• _Problem details_
In the records below, find the line holding "const uint4* __restrict__" and the line holding "const uint4 o". Set down both, with every line between them, exactly.

Saved data entries:
- - -

template <u32 NT, u32 T>
__global__ __launch_bounds__(NT, 8) void k_skm_union(const KhSkmJob jb, u32 cs) {
    extern __shared__ __attribute__((aligned(16))) u8 lds_raw[];
    using G = SkmUnionGeo<NT, T>;
    constexpr u32 T2 = G::T2, NW = NT / 64;
    constexpr u32 T2SH = 25;
    constexpr int E = (int)SKM_UE;
    constexpr u64 EMPTY = ~0ull;
    u8* p = lds_raw;
    unsigned long long* tkey = reinterpret_cast<unsigned long long*>(p);   p += (size_t)T * 8;
    u32* tmlo = reinterpret_cast<u32*>(p);                                 p += (size_t)T * 4;
    u32* tmhi = reinterpret_cast<u32*>(p);                                 p += (size_t)T * 4;
    unsigned long long* okey = reinterpret_cast<unsigned long long*>(p);   p += (size_t)T2 * 8;
    u32* omlo = reinterpret_cast<u32*>(p);                                 p += (size_t)T2 * 4;
    u32* omhi = reinterpret_cast<u32*>(p);                                 p += (size_t)T2 * 4;
    uint4* gtab = reinterpret_cast<uint4*>(p);                             p += 1024;
    u32* scratch = reinterpret_cast<u32*>(p);                              p += 128;
    u32* dupc = reinterpret_cast<u32*>(p);                                 p += 256;
    u32* hstripe = reinterpret_cast<u32*>(p);                              p += (size_t)SKM_HSTRIPE_WORDS * 4;
    u16* owner = reinterpret_cast<u16*>(p);                                p += (size_t)G::MAXCH * 2;
    u32* rmask = reinterpret_cast<u32*>(p);
    uint4* stage = reinterpret_cast<uint4*>(tkey);
    u32* dd = reinterpret_cast<u32*>(tkey) + T;
    const u32 tid0 = threadIdx.x, wid = __builtin_amdgcn_readfirstlane(tid0 >> 6);
    u32 tid = tid0, lane = lane_id();
    const u32 nbins = jb.nbins, cap2 = jb.cap2, nslots = jb.nslots, stride = gridDim.x;
    const int k = jb.k;
    const u32 sshift = nbins <= 72u ? 2u : (nbins <= 144u ? 1u : 0u), smask = (1u << sshift) - 1u;
    auto clear_keys = [&]() {
        uint4* k4 = reinterpret_cast<uint4*>(tkey);
        for (u32 i = tid; i < T / 2; i += NT) k4[i] = make_uint4(0xffffffffu, 0xffffffffu, 0xffffffffu, 0xffffffffu);
    };
#if !(defined(KH_ABLATE) && KH_ABLATE == 3)
    constexpr bool MASKS_SELF_CLEAN = true;
#else
    constexpr bool MASKS_SELF_CLEAN = false;
#endif
    auto zero_masks = [&]() {
        for (u32 i = tid; i < T / 2; i += NT) reinterpret_cast<uint4*>(tmlo)[i] = make_uint4(0u, 0u, 0u, 0u);
        if (tid < T2) { omlo[tid] = 0u; omhi[tid] = 0u; }
    };
    auto clear_masks = [&]() {
        if (!MASKS_SELF_CLEAN) zero_masks();
        unsigned long long e0 = EMPTY;
        asm volatile("" : "+v"(e0));
        if (tid < T2) okey[tid] = e0;
    };
    typedef const u32 __attribute__((address_space(4))) * ConstU32;
    const ConstU32 counts = (ConstU32)(unsigned long long)jb.cur2;
    const u32 fit = cap2 < G::MAXREC ? cap2 : G::MAXREC;
    auto count_of = [&](u32 sl) -> u32 {
        const u32 n = sl < nslots ? counts[sl] : 0u;
        return n <= fit ? n : 0u;
    };
    SKM_MARK("init");
    if (MASKS_SELF_CLEAN) zero_masks();
    if (tid < (u32)KH_TAG_MAX_OPS) {
        const u32 g = jb.ginfo[tid], g0 = g & 0xffu, gn = (g >> 8) & 0xffu;
        const u64 gm = gn ? (gn >= 64u ? ~0ull : ((1ull << gn) - 1ull)) << g0 : 0ull;
        gtab[tid] = make_uint4((u32)gm, (u32)(gm >> 32), (g >> 16) << sshift, 0u);
        dupc[tid] = 0;
    }
    if (tid < SKM_HSTRIPE_WORDS) hstripe[tid] = 0;
    if (tid == 0) scratch[0] = 0;
    const u32 kml = (u32)kh_mask(2 * k), kmh = (u32)(kh_mask(2 * k) >> 32);
    const u32 fsh = 64u - 2u * (u32)k;
    const u32 tsh = 2u * (u32)k - 2u;
    const bool tsh_high = tsh >= 32u;
    const u32 tsh_sub = tsh_high ? tsh - 32u : tsh;
    auto eval_mask = [&](u32 mlo, u32 mhi) -> bool {
        const u32 lsel = lane & smask;
        u32 ng = 0;
        do {
            const u32 first = mlo ? (u32)__builtin_ctz(mlo) : 32u + (u32)__builtin_ctz(mhi);
            const uint4 g = gtab[first];
            u32 c = (u32)__popc(mlo & g.x) + (u32)__popc(mhi & g.y);
            c = c < cs ? c : cs;
            atomicAdd(&hstripe[g.z + (c << sshift) + lsel], 1u);
            const u32 keep_hi = mlo ? ~0u : mhi - 1u;
            mlo &= ~g.x & (mlo - 1u);
            mhi &= ~g.y & keep_hi;
            ++ng;
        } while (mlo | mhi);
        if (ng == 1u) return true;
        atomicAdd(&hstripe[((jb.abase + (ng < cs ? ng : cs)) << sshift) + lsel], 1u);
        return false;
    };
    u32 st_full = 0, st_exp = 0;
    u32 slot = blockIdx.x;
    u32 nrec = count_of(slot);
    u32 nrec_next = count_of(slot + stride);
    uint4 rr = tid < nrec ? (jb.reg2 + (u64)slot * cap2)[tid] : make_uint4(0, 0, 0, 0);
    for (; slot < nslots; slot += stride) {
        tid = tid0;
        asm volatile("" : "+v"(tid));
        lane = tid & (KH_WAVE - 1u);
        const uint4* __restrict__ reg = jb.reg2 + (u64)slot * cap2;
        const u32 nrec_after = count_of(slot + 2u * stride);
        if (!nrec && counts[slot] > fit) {
            if (tid0 == 0) {
                const u32 at = atomicAdd(jb.ctl + 6, 1u);
                if (at < jb.big_cap) jb.big_list[at] = slot;
            }
        }
        u32 nj = 0;
        const u32 tg = SkmRec1::tag(rr.w);
        const u32 rx = rr.x, ry = rr.y, rz = rr.z, rw = rr.w;
        {
            u32 z = 0;
            asm volatile("" : "+v"(z));
            for (u32 i = tid; i < T / 4; i += NT) reinterpret_cast<uint4*>(dd)[i] = make_uint4(z, z, z, z);
        }
        if (tid < nrec) {
            nj = SkmRec1::n(rr.w);
            stage[tid] = rr;
            rmask[tid] = 1u << (tg & 31u);
        }
        SKM_USTAMP(0);
        __syncthreads();
        SKM_USTAMP(1);
        SKM_MARK("dedup");
        if (__builtin_amdgcn_ballot_w64(nj != 0)) {
            u32 h = rx * 0x9E3779B1u ^ ry * 0x85EBCA77u ^ rz * 0xC2B2AE3Du ^ SkmRec1::content_hash_word(rw) * 0x27D4EB2Fu;
            h ^= h >> 15;
            h *= 0x2C1B3C6Du;
            u32 hp = (u32)(((u64)h * T) >> 32);
            const u32 nch = (nj + (u32)E - 1u) / (u32)E;
            bool pend = nj != 0, won = false;
            while (__builtin_amdgcn_ballot_w64(pend)) {
                if (pend) {
                    const u32 old = atomicCAS(&dd[hp], 0u, tid + 1u);
                    if (old == 0u) {
                        won = true;
                        pend = false;
                    } else {
                        const uint4 o = stage[old - 1u];
                        if (o.x == rx && o.y == ry && o.z == rz && SkmRec1::same_content(o.w, rw)) {
                            const u32 bit = 1u << (tg & 31u);
                            const u32 was = atomicOr(&rmask[old - 1u], bit);
                            if (was & bit) {
                                atomicAdd(&dupc[tg], nj);
                                rmask[tid] = 0u;
                            }
                            pend = false;
                        } else {
                            hp = (hp + 1u) & (T - 1u);
                        }
                    }
                }
            }
            const u32 mine = won ? (nch | (nj << 16)) : 0u;
            const u32 incl = wave_scan_add(mine);
            u32 wbase = 0;
            if (lane == KH_WAVE - 1 && incl) wbase = atomicAdd(&scratch[0], incl);
            wbase = (u32)__builtin_amdgcn_readlane((int)wbase, KH_WAVE - 1);
            if (won) {
                const u32 cstart = (wbase + incl - mine) & 0xffffu;
                if (cstart + nch <= G::MAXCH) {
#pragma unroll
                    for (u32 cc = 0; cc < (1u << SKM_OB); ++cc)
                        if (cc < nch) owner[cstart + cc] = (u16)((tid << SKM_OB) | cc);
                }
            }
        }
        SKM_MARK("dedup_end");
        SKM_USTAMP(2);
        __syncthreads();
        const u32 sc0 = scratch[0];
        if ((sc0 & 0xffffu) > G::MAXCH) {
            if (tid < nrec && rmask[tid] == 0u) {
                const u32 w = stage[tid].w;
                atomicSub(&dupc[SkmRec1::tag(w)], SkmRec1::n(w));
            }
            __syncthreads();
        }
        rr = tid < nrec_next ? (jb.reg2 + (u64)(slot + stride) * cap2)[tid] : make_uint4(0, 0, 0, 0);
        clear_keys();
        clear_masks();
        u32 C = sc0 & 0xffffu, N = sc0 >> 16;
        SKM_USTAMP(3);
        SKM_MARK("after_scan");
        st_full = N > st_full ? N : st_full;
        st_exp += N;
        if (C > G::MAXCH) {
            if (tid == 0) {
                if (jb.big_list) {
                    const u32 at = atomicAdd(jb.ctl + 6, 1u);
                    if (at < jb.big_cap) jb.big_list[at] = slot;
                } else atomicOr(jb.ctl, KH_ERR_CAPACITY);
            }
            C = 0;
            N = 0;
        }
#if defined(KH_ABLATE) && KH_ABLATE == 1
        C = 0; N = 0;
#endif
        __syncthreads();
        if (tid == 0) scratch[0] = 0;
        SKM_MARK("owner_done");
        SKM_USTAMP(4);
        const u32 R = (N + T - 1) / T;
        const u32 ctid = tid;
        for (u32 q = 0; q < R; ++q) {
            if (q) { clear_keys(); clear_masks(); __syncthreads(); }
            unsigned long long emptyv = EMPTY;
            asm volatile("" : "+v"(emptyv));
            u32 made[SKM_PASSES][E / 2];
#pragma unroll
            for (u32 ps = 0; ps < SKM_PASSES; ++ps)
#pragma unroll
                for (int e = 0; e < E / 2; ++e) made[ps][e] = 0u;
            u32 ones = 0;
#pragma unroll
            for (u32 pass = 0; pass < SKM_PASSES; ++pass) {
                if (pass * NT >= C) break;
                const u32 c = pass * NT + ctid;
                u64 kreg[E];
                u32 slot_[E], act = 0, bits = 0, half = 0;
#pragma unroll
                for (int e = 0; e < E; ++e) { kreg[e] = EMPTY; slot_[e] = 0; }
                if (c < C) {
                    const u32 o = owner[c], ri = o >> SKM_OB, first = (o & ((1u << SKM_OB) - 1u)) * (u32)E;
                    const uint4 r0 = reg[ri];
                    bits = rmask[ri];
                    half = SkmRec1::half(r0.w);
                    const u32 left = SkmRec1::n(r0.w) - first;
                    const u32 cnt = left < (u32)E ? left : (u32)E;
                    const u64 clo = ((u64)r0.y << 32) | r0.x, chi = ((u64)r0.w << 32) | r0.z;
                    const u32 sh = 2u * first;
                    const u64 lo = sh ? (clo >> sh) | (chi << (64u - sh)) : clo, hi = chi >> sh;
                    const u32 xl = (u32)lo & kml, xh = (u32)(lo >> 32) & kmh;
                    const u64 fw = kh_revpairs64(((u64)xh << 32) | xl) >> fsh;
                    u32 fl = (u32)fw, fh = (u32)(fw >> 32), rl = ~xl & kml, rh = ~xh & kmh;
                    const u32 t = (u32)((lo >> tsh) | (hi << (64u - tsh)));
                    const u32 tc = ~t;
#pragma unroll
                    for (int e = 0; e < E; ++e) {
                        if (e) {
                            fh = __builtin_amdgcn_alignbit(fh, fl, 30) & kmh;
                            fl = ((fl << 2) | ((t >> (2 * e)) & 3u)) & kml;
                            rl = __builtin_amdgcn_alignbit(rh, rl, 2);
                            rh >>= 2;
                            if (tsh_high) rh |= ((tc >> (2 * e)) & 3u) << tsh_sub; else rl |= ((tc >> (2 * e)) & 3u) << tsh_sub;
                        }
                        const bool fwd = fh < rh || (fh == rh && fl < rl);
                        const u32 cl = fwd ? fl : rl, ch = fwd ? fh : rh;
                        const u32 h = key_hash2(cl, ch);
                        kreg[e] = ((u64)ch << 32) | cl;
                        slot_[e] = (u32)(((u64)h * T) >> 32);
                        if (R != 1 && (u32)e < cnt && (((h >> 4) & 0xffffu) * R) >> 16 == q) act |= 1u << e;
                    }
                    if (R == 1) act = (1u << cnt) - 1u;
                }
#if defined(KH_ABLATE) && KH_ABLATE == 2
                if (kreg[0] != 0x1234567ull) act = 0;
#endif
                SKM_MARK("expanded");
                if (!__builtin_amdgcn_ballot_w64(act != 0)) continue;
                u32* const mp = half ? tmhi : tmlo;
                u32 was[E];
#pragma unroll
                for (int e = 0; e < E; ++e) was[e] = 0u;
                u32 mk = 0;
                for (u32 round = 0; round < (u32)KH_TUNE_SKM_FULL_ROUNDS && __builtin_amdgcn_ballot_w64(act != 0); ++round) {
                    unsigned long long old[E];
#pragma unroll
                    for (int e = 0; e < E; ++e)
                        old[e] = (act & (1u << e)) ? atomicCAS(&tkey[slot_[e]], emptyv, (unsigned long long)kreg[e]) : 0ull;
#pragma unroll
                    for (int e = 0; e < E; ++e) {
                        if (act & (1u << e)) {
                            const bool fresh = old[e] == emptyv;
                            if (fresh || old[e] == kreg[e]) {
                                was[e] = atomicOr(mp + slot_[e], bits);
                                act &= ~(1u << e);
                                if (fresh) mk |= 1u << e;
                            } else {
                                slot_[e] = (slot_[e] + 1u) & (T - 1u);
                            }
                        }
                    }
                }
                SKM_USTAMP(9);
                SKM_MARK("rounds_done");
                u32 f16[E];
#pragma unroll
                for (int e = 0; e < E; ++e) f16[e] = (mk >> e) & 1u ? (0x8000u | slot_[e]) : 0u;
                while (__builtin_amdgcn_ballot_w64(act != 0)) {
                    const bool have_one = act != 0;
                    const u32 es = have_one ? (u32)__builtin_ctz(act) : 0u;
                    u64 K = 0;
#pragma unroll
                    for (int e = 0; e < E; ++e)
                        if (es == (u32)e) K = kreg[e];
                    const u32 H = key_hash2((u32)K, (u32)(K >> 32));
                    u32 S = ((H ^ (H >> 15)) * 0x85EBCA77u) >> T2SH, probes = 0, level = 1;
                    bool mine = have_one;
                    u32 where = 0;
                    while (__builtin_amdgcn_ballot_w64(mine)) {
                        if (mine) {
                            unsigned long long* kp = level == 1 ? okey : tkey;
                            const unsigned long long o2 = atomicCAS(&kp[S], emptyv, (unsigned long long)K);
                            if (o2 == emptyv || o2 == K) {
                                u32* mp2 = level == 1 ? (half ? omhi : omlo) : mp;
                                u32 d = atomicOr(mp2 + S, bits) & bits;
                                while (d) { atomicAdd(&dupc[half * 32u + (u32)__builtin_ctz(d)], 1u); d &= d - 1u; }
                                if (o2 == emptyv) where = 0x8000u | (level == 1 ? 0x4000u : 0u) | S;
                                mine = false;
                            } else {
                                ++probes;
                                if (level == 1 && probes >= 8u) {
                                    level = 2; probes = 0;
                                    S = (u32)(((u64)H * T) >> 32) + (u32)KH_TUNE_SKM_FULL_ROUNDS;
                                    S = S & (T - 1u);
                                } else if (level == 2 && probes >= T) {
                                    atomicOr(jb.ctl, KH_ERR_CAPACITY);
                                    mine = false;
                                } else {
                                    S = level == 1 ? ((S + 1u) & (T2 - 1u)) : ((S + 1u) & (T - 1u));
                                }
                            }
                        }
                    }
                    if (have_one) {
                        act &= ~(1u << es);
#pragma unroll
                        for (int e = 0; e < E; ++e)
                            if (es == (u32)e) f16[e] = where;
                    }
                }
                SKM_MARK("serial_done");
#pragma unroll
                for (int e = 0; e < E / 2; ++e) made[pass][e] = f16[2 * e] | (f16[2 * e + 1] << 16);
                {
                    u32 d = 0;
#pragma unroll
                    for (int e = 0; e < E; ++e) d |= was[e] & bits;
                    if (d) {
#pragma unroll
                        for (int e = 0; e < E; ++e) {
                            u32 de = was[e] & bits;
                            while (de) { atomicAdd(&dupc[half * 32u + (u32)__builtin_ctz(de)], 1u); de &= de - 1u; }
                        }
                    }
                }
            }
            SKM_MARK("insert_done");
            SKM_USTAMP(5);
            __syncthreads();
            SKM_USTAMP(6);
#pragma unroll
            for (u32 pass = 0; pass < SKM_PASSES; ++pass) {
                u32 any = 0;
#pragma unroll
                for (int e = 0; e < E / 2; ++e) any |= made[pass][e];
#if defined(KH_ABLATE) && KH_ABLATE == 3
                if (any != 0x7654321u) any = 0;
#endif
                if (!__builtin_amdgcn_ballot_w64(any != 0)) continue;
#pragma unroll
                for (int e = 0; e < E; ++e) {
                    const u32 f = (made[pass][e >> 1] >> (16 * (e & 1))) & 0xffffu;
                    if (f & 0x8000u) {
                        const u32 at = f & 0x3fffu;
                        const bool second = f & 0x4000u;
                        u32 mlo, mhi;
                        if (MASKS_SELF_CLEAN) {
                            mlo = atomicExch((second ? omlo : tmlo) + at, 0u);
                            mhi = atomicExch((second ? omhi : tmhi) + at, 0u);
                        } else {
                            mlo = (second ? omlo : tmlo)[at];
                            mhi = (second ? omhi : tmhi)[at];
                        }
                        if (eval_mask(mlo, mhi)) ++ones;
                    }
                }
            }
            if (__builtin_amdgcn_ballot_w64(ones != 0)) {
                ones = wave_scan_add(ones);
                if (lane == KH_WAVE - 1) atomicAdd(&hstripe[(jb.abase + 1u) << sshift], ones);
            }
            SKM_MARK("readout_done");
            SKM_USTAMP(7);
            if (q + 1 < R) __syncthreads();
        }
        SKM_USTAMP(8);
        nrec = nrec_next;
        nrec_next = nrec_after;
    }
    __syncthreads();
    tid = tid0;
    lane = tid & (KH_WAVE - 1u);
    unsigned long long* __restrict__ rep = jb.hist + (u64)(blockIdx.x % jb.reps) * nbins;
    for (u32 i = tid; i < nbins; i += NT) {
        u32 v = 0;
        for (u32 j = 0; j <= smask; ++j) v += hstripe[(i << sshift) + j];
        if (v) atomicAdd(&rep[i], (unsigned long long)v);
    }
    if (tid < (u32)KH_TAG_MAX_OPS && dupc[tid]) atomicAdd(&jb.dup[tid], (unsigned long long)dupc[tid]);
    if (tid == 0) {
        if (st_full > T) atomicMax(jb.ctl + 1, st_full);
        atomicAdd(jb.ctl + 3, st_exp);
    }
}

- - -

• _Answer section_
        const uint4* __restrict__ reg = jb.reg2 + (u64)slot * cap2;
        const u32 nrec_after = count_of(slot + 2u * stride);
        if (!nrec && counts[slot] > fit) {
            if (tid0 == 0) {
                const u32 at = atomicAdd(jb.ctl + 6, 1u);
                if (at < jb.big_cap) jb.big_list[at] = slot;
            }
        }
        u32 nj = 0;
        const u32 tg = SkmRec1::tag(rr.w);
        const u32 rx = rr.x, ry = rr.y, rz = rr.z, rw = rr.w;
        {
            u32 z = 0;
            asm volatile("" : "+v"(z));
            for (u32 i = tid; i < T / 4; i += NT) reinterpret_cast<uint4*>(dd)[i] = make_uint4(z, z, z, z);
        }
        if (tid < nrec) {
            nj = SkmRec1::n(rr.w);
            stage[tid] = rr;
            rmask[tid] = 1u << (tg & 31u);
        }
        SKM_USTAMP(0);
        __syncthreads();
        SKM_USTAMP(1);
        SKM_MARK("dedup");
        if (__builtin_amdgcn_ballot_w64(nj != 0)) {
            u32 h = rx * 0x9E3779B1u ^ ry * 0x85EBCA77u ^ rz * 0xC2B2AE3Du ^ SkmRec1::content_hash_word(rw) * 0x27D4EB2Fu;
            h ^= h >> 15;
            h *= 0x2C1B3C6Du;
            u32 hp = (u32)(((u64)h * T) >> 32);
            const u32 nch = (nj + (u32)E - 1u) / (u32)E;
            bool pend = nj != 0, won = false;
            while (__builtin_amdgcn_ballot_w64(pend)) {
                if (pend) {
                    const u32 old = atomicCAS(&dd[hp], 0u, tid + 1u);
                    if (old == 0u) {
                        won = true;
                        pend = false;
                    } else {
                        const uint4 o = stage[old - 1u];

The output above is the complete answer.